### WHAT NEEDS TO BE DONE
Read the records below and report each line in which "bpos" occurs.
====
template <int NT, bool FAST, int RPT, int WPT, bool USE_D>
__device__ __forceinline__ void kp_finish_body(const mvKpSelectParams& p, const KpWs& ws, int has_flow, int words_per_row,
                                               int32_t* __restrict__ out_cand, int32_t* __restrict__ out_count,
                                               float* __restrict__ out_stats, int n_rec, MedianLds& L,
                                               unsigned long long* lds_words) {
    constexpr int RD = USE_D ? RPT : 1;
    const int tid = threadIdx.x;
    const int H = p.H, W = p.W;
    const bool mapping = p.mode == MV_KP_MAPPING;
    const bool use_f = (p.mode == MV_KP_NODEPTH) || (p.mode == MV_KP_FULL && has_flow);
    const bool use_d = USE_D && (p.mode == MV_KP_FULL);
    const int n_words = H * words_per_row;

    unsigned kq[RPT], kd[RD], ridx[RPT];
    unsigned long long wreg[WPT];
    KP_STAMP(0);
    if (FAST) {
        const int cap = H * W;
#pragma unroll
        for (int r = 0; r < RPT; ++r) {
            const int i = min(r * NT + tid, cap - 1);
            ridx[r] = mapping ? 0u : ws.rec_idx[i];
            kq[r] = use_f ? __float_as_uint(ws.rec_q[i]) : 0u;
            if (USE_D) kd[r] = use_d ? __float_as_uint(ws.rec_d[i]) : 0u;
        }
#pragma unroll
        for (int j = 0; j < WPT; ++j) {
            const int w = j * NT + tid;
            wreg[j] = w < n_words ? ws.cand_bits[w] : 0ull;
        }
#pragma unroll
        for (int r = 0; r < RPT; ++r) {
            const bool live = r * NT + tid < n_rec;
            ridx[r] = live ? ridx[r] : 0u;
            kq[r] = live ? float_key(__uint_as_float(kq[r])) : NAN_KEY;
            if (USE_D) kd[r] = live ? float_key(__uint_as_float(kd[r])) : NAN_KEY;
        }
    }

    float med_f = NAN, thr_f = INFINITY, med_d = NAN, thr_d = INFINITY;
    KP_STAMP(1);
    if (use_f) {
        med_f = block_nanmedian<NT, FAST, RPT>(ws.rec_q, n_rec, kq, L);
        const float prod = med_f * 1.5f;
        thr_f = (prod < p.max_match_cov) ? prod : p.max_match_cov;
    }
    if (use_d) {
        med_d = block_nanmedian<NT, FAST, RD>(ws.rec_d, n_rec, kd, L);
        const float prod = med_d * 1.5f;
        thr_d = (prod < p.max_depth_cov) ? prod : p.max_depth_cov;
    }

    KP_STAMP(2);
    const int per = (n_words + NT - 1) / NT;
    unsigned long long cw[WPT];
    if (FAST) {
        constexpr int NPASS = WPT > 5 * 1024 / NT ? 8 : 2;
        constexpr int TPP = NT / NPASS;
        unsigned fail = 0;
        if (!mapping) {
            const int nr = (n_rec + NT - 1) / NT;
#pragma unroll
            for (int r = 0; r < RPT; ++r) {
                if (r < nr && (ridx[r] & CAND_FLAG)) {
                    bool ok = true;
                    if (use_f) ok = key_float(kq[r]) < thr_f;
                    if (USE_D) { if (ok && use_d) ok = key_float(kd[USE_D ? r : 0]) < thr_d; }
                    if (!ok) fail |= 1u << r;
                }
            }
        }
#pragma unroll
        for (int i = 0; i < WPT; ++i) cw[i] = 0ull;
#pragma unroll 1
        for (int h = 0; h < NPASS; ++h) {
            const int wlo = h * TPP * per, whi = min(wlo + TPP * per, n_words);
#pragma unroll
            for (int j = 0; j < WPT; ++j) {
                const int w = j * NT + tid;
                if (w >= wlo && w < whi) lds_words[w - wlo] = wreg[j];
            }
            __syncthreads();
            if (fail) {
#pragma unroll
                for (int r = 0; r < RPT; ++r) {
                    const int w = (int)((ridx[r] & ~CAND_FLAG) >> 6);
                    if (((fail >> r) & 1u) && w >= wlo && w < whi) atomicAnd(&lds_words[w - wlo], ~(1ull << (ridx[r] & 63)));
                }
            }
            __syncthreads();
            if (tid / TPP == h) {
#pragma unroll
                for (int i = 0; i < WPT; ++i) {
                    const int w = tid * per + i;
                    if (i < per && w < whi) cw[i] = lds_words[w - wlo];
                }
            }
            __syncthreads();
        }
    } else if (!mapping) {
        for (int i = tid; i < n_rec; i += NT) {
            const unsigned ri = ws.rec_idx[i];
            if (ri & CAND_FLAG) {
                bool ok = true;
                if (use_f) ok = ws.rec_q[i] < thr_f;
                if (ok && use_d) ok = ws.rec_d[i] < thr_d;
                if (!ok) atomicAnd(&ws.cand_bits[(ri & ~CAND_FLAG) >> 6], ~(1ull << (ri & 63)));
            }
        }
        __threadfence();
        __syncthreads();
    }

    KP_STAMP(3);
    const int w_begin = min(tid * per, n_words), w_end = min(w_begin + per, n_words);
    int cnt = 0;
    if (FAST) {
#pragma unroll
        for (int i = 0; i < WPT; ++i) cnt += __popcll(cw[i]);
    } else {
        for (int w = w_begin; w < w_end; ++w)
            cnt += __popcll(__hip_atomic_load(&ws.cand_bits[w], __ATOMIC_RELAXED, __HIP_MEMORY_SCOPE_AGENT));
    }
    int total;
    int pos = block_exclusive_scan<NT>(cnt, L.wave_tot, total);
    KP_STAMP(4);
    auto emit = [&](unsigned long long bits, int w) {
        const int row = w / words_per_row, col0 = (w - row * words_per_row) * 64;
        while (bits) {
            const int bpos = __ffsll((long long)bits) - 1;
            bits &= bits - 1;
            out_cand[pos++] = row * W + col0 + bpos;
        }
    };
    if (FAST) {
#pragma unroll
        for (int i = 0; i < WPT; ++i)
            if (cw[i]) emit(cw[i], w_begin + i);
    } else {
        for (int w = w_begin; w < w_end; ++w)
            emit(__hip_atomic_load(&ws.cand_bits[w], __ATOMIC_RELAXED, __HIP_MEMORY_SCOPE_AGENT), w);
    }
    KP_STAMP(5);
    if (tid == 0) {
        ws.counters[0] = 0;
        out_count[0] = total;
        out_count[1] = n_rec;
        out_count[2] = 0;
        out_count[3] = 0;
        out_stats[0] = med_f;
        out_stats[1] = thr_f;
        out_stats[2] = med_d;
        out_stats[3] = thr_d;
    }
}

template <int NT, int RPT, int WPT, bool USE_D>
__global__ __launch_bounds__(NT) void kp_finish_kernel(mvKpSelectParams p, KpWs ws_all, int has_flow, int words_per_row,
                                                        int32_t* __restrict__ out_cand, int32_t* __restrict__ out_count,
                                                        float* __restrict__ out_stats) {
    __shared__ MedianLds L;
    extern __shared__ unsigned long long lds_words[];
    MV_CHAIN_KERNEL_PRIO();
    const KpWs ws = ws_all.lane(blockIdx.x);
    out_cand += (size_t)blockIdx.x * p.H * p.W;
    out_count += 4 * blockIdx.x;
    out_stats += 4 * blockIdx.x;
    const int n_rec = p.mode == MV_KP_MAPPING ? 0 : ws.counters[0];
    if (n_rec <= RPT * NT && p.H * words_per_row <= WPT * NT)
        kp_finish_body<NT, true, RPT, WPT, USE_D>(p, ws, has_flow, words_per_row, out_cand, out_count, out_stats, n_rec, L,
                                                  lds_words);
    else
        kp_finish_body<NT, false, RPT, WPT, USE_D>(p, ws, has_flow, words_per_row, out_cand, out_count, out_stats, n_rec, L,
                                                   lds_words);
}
====
### REPLY TO THE EXERCISE
            const int bpos = __ffsll((long long)bits) - 1;
            out_cand[pos++] = row * W + col0 + bpos;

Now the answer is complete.